(Stored data entries)
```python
_P = C.c_void_p
SYMBOLS = {
    "hipets_abi_version": (C.c_int, []),
    "hipets_last_error": (C.c_char_p, []),
    "hipets_last_error_kind": (C.c_int, []),
    "hipets_create": (C.c_int, [C.c_int, C.POINTER(_P)]),
    "hipets_destroy": (None, [_P]),
    "hipets_set_model": (C.c_int, [_P, C.POINTER(ModelDesc), _P]),
    "hipets_set_model_columns": (C.c_int, [_P, C.POINTER(ModelDesc), C.POINTER(ObsColumnC), C.c_int32, _P]),
    "hipets_rollout": (C.c_int, [_P, _P, _P, C.c_int32, C.c_int32, C.c_int32, C.POINTER(RolloutOpts), _P, _P]),
    "hipets_step": (C.c_int, [_P, _P, _P, C.c_int32, C.POINTER(RolloutOpts), _P, _P, _P, _P]),
    "hipets_fast_geometry": (C.c_int, [_P, C.c_int32, C.c_int32, C.c_int32, C.c_int32, C.POINTER(C.c_int32), C.POINTER(C.c_int32)]),
    "hipets_kernel_class": (C.c_int, [_P, C.c_int32, C.c_int32, C.c_int32, C.c_int32, C.c_int32, C.POINTER(C.c_int32), C.POINTER(C.c_int32)]),
    "hipets_fast_schedule": (C.c_int, [_P, C.c_int32, C.c_int32, C.c_uint64, C.c_uint64, _P, _P]),
    "hipets_fast_normals": (C.c_int, [_P, C.c_int32, C.c_int32, C.c_uint64, C.c_uint64, _P, _P]),
    "hipets_device_perms": (C.c_int, [_P, C.c_int32, C.c_int32, C.c_uint64, C.c_uint64, _P, _P]),
    "hipets_set_plan_mode": (C.c_int, [_P, C.c_int32]),
    "hipets_set_persistent": (C.c_int, [_P, C.c_int32]),
    "hipets_set_handover_timeout": (C.c_int, [_P, C.c_double]),
    "hipets_check_async_error": (C.c_int, [_P, C.POINTER(C.c_int32)]),
    "hipets_set_plan_trace": (C.c_int, [_P, C.POINTER(PlanTrace)]),
    "hipets_cem_sample": (C.c_int, [_P, C.POINTER(CemParams), _P, _P, _P, _P, _P, C.c_uint64, C.c_uint64, _P, _P]),
    "hipets_cem_refit": (C.c_int, [_P, C.POINTER(CemParams), _P, _P, _P, _P, _P, _P, _P, _P]),
    "hipets_cem_refit_elites": (C.c_int, [_P, C.POINTER(CemParams), _P, _P, _P, _P, _P, _P, _P, _P]),
    "hipets_gather_rows": (C.c_int, [_P, C.c_int32, C.c_int32, _P, _P, _P, _P]),
    "hipets_mppi_sample": (C.c_int, [_P, C.c_int32, C.c_int32, C.c_int32, C.c_double, _P, _P, _P, _P, _P, C.c_uint64, C.c_uint64, _P, _P]),
    "hipets_mppi_update": (C.c_int, [_P, C.c_int32, C.c_int32, C.c_int32, C.c_double, _P, _P, _P, _P]),
    "hipets_icem_sample": (C.c_int, [_P, C.c_int32, C.c_int32, C.c_int32, C.c_double, _P, _P, _P, _P, _P, C.c_uint64, C.c_uint64, _P, _P]),
    "hipets_icem_shift": (C.c_int, [_P, C.c_int32, C.c_int32, C.c_int32, _P, _P, _P, _P, C.c_uint64, C.c_uint64, _P, _P]),
    "hipets_plan_cem": (C.c_int, [_P, C.POINTER(CemParams), _P, _P, _P, _P, C.c_int32, C.c_uint64, C.c_uint64, _P, _P]),
    "hipets_plan_cem_batched": (C.c_int, [_P, C.POINTER(CemParams), C.c_int32, _P, _P, _P, _P, C.c_int32, C.c_uint64, C.c_uint64, _P, _P]),
    "hipets_plan_mppi": (C.c_int, [_P, C.c_int32, C.c_int32, C.c_int32, C.c_int32, C.c_double, C.c_double, _P, _P, _P, _P, C.c_int32,
                                   C.c_uint64, C.c_uint64, _P]),
    "hipets_plan_mppi_batched": (C.c_int, [_P, C.c_int32, C.c_int32, C.c_int32, C.c_int32, C.c_double, C.c_double, C.c_int32, _P, _P, _P, _P,
                                           C.c_int32, C.c_uint64, C.c_uint64, _P]),
    "hipets_plan_icem_batched": (C.c_int, [_P, C.POINTER(IcemParams), C.c_int32, _P, _P, _P, _P, C.c_int32, _P, _P, C.c_int32, C.c_uint64,
                                           C.c_uint64, _P, _P]),
    "hipets_plan_icem": (C.c_int, [_P, C.POINTER(IcemParams), _P, _P, _P, _P, C.c_int32, _P, _P, C.c_int32, C.c_uint64, C.c_uint64,
                                   _P, _P]),
    "hipets_comm_unique_id": (C.c_int, [_P]),
    "hipets_comm_init": (C.c_int, [_P, _P, C.c_int32, C.c_int32]),
    "hipets_comm_destroy": (C.c_int, [_P]),
    "hipets_comm_info": (C.c_int, [_P, C.POINTER(C.c_int32), C.POINTER(C.c_int32)]),
    "hipets_plan_cem_sharded": (C.c_int, [_P, C.POINTER(CemParams), _P, _P, _P, _P, C.c_int32, C.c_uint64, C.c_uint64, _P, _P]),
    "hipets_plan_mppi_sharded": (C.c_int, [_P, C.c_int32, C.c_int32, C.c_int32, C.c_int32, C.c_double, C.c_double, _P, _P, _P, _P, C.c_int32,
                                           C.c_uint64, C.c_uint64, _P]),
    "hipets_plan_icem_sharded": (C.c_int, [_P, C.POINTER(IcemParams), _P, _P, _P, _P, C.c_int32, _P, _P, C.c_int32, C.c_uint64, C.c_uint64,
                                           _P, _P]),
    "hipets_planet_set_model": (C.c_int, [_P, C.POINTER(PlanetDesc), _P]),
    "hipets_planet_rollout": (C.c_int, [_P, _P, _P, _P, C.c_int32, C.c_int32, C.c_int32, C.POINTER(PlanetOpts), _P, _P]),
    "hipets_plan_planet_cem": (C.c_int, [_P, C.POINTER(CemParams), _P, _P, _P, _P, _P, C.c_int32, C.c_uint64, C.c_uint64, _P, _P]),
    "hipets_plan_planet_cem_batched": (C.c_int, [_P, C.POINTER(CemParams), C.c_int32, _P, _P, _P, _P, _P, C.c_int32, C.c_uint64, C.c_uint64,
                                                 _P, _P]),
    "hipets_plan_planet_mppi_batched": (C.c_int, [_P, C.c_int32, C.c_int32, C.c_int32, C.c_int32, C.c_double, C.c_double, C.c_int32, _P, _P,
                                                  _P, _P, _P, C.c_int32, C.c_uint64, C.c_uint64, _P]),
    "hipets_plan_planet_icem_batched": (C.c_int, [_P, C.POINTER(IcemParams), C.c_int32, _P, _P, _P, _P, C.c_int32, _P, _P, _P, C.c_int32,
                                                  C.c_uint64, C.c_uint64, _P, _P]),
    "hipets_train_steps": (C.c_int, [_P, C.POINTER(TrainDesc), _P, _P, C.c_int64, _P, _P, C.c_int32, C.c_int64, _P, _P, _P]),
    "hipets_train_eval": (C.c_int, [_P, C.POINTER(TrainDesc), _P, _P, C.c_int64, _P, _P, _P, _P]),
    "hipets_timing_enable": (C.c_int, [_P, C.c_int32]),
    "hipets_timing_read": (C.c_int, [_P, C.POINTER(C.c_int64), C.POINTER(C.c_double), C.c_int32]),
}

_lib = None


COMM_ID_BYTES = 128


ERR_NONE, ERR_INVALID_ARGUMENT, ERR_RUNTIME, ERR_TIMEOUT = 0, 1, 2, 3


class HipetsError(RuntimeError):

    def __init__(self, message="", kind: int = ERR_RUNTIME):
        super().__init__(message)
        self.kind = kind


def load():
    global _lib
    if _lib is not None:
        return _lib
    if not os.path.exists(LIB_PATH):
        raise HipetsError(
            f"{LIB_PATH} not found: build it with `python __graft_entry__.py` (hipcc --offload-arch=gfx950). "
            "hipets has no CPU fallback."
        )
    lib = C.CDLL(LIB_PATH)
    for name, (res, args) in SYMBOLS.items():
        fn = getattr(lib, name)
        fn.restype = res
        fn.argtypes = args
    if lib.hipets_abi_version() != ABI_VERSION:
        raise HipetsError(f"libhipets ABI {lib.hipets_abi_version()} != binding ABI {ABI_VERSION}")
    _lib = lib
    return lib


def check(rc: int):
    if rc != 0:
        lib = load()
        raise HipetsError(lib.hipets_last_error().decode(), lib.hipets_last_error_kind())
```

mbrl-lib_amd/hipets/engine.py:

```python
from __future__ import annotations

import ctypes as C
from typing import Dict, Optional

import numpy as np
import torch

from . import _lib
from ._lib import CemParams, HipetsError, ModelDesc, PlanTrace, RolloutOpts, TrainDesc
from .model import BoxTermination, ModelSpec, ObsColumns, RewardTerms


def _ptr(t: Optional[torch.Tensor]):
    return None if t is None else C.c_void_p(t.data_ptr())


def _stream(device) -> C.c_void_p:
    return C.c_void_p(torch.cuda.current_stream(device).cuda_stream)
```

§ TASK REQUIREMENTS
Exactly how many lines in the records contain the string "message"? Give that number alone.

§ FINISHED TASK
2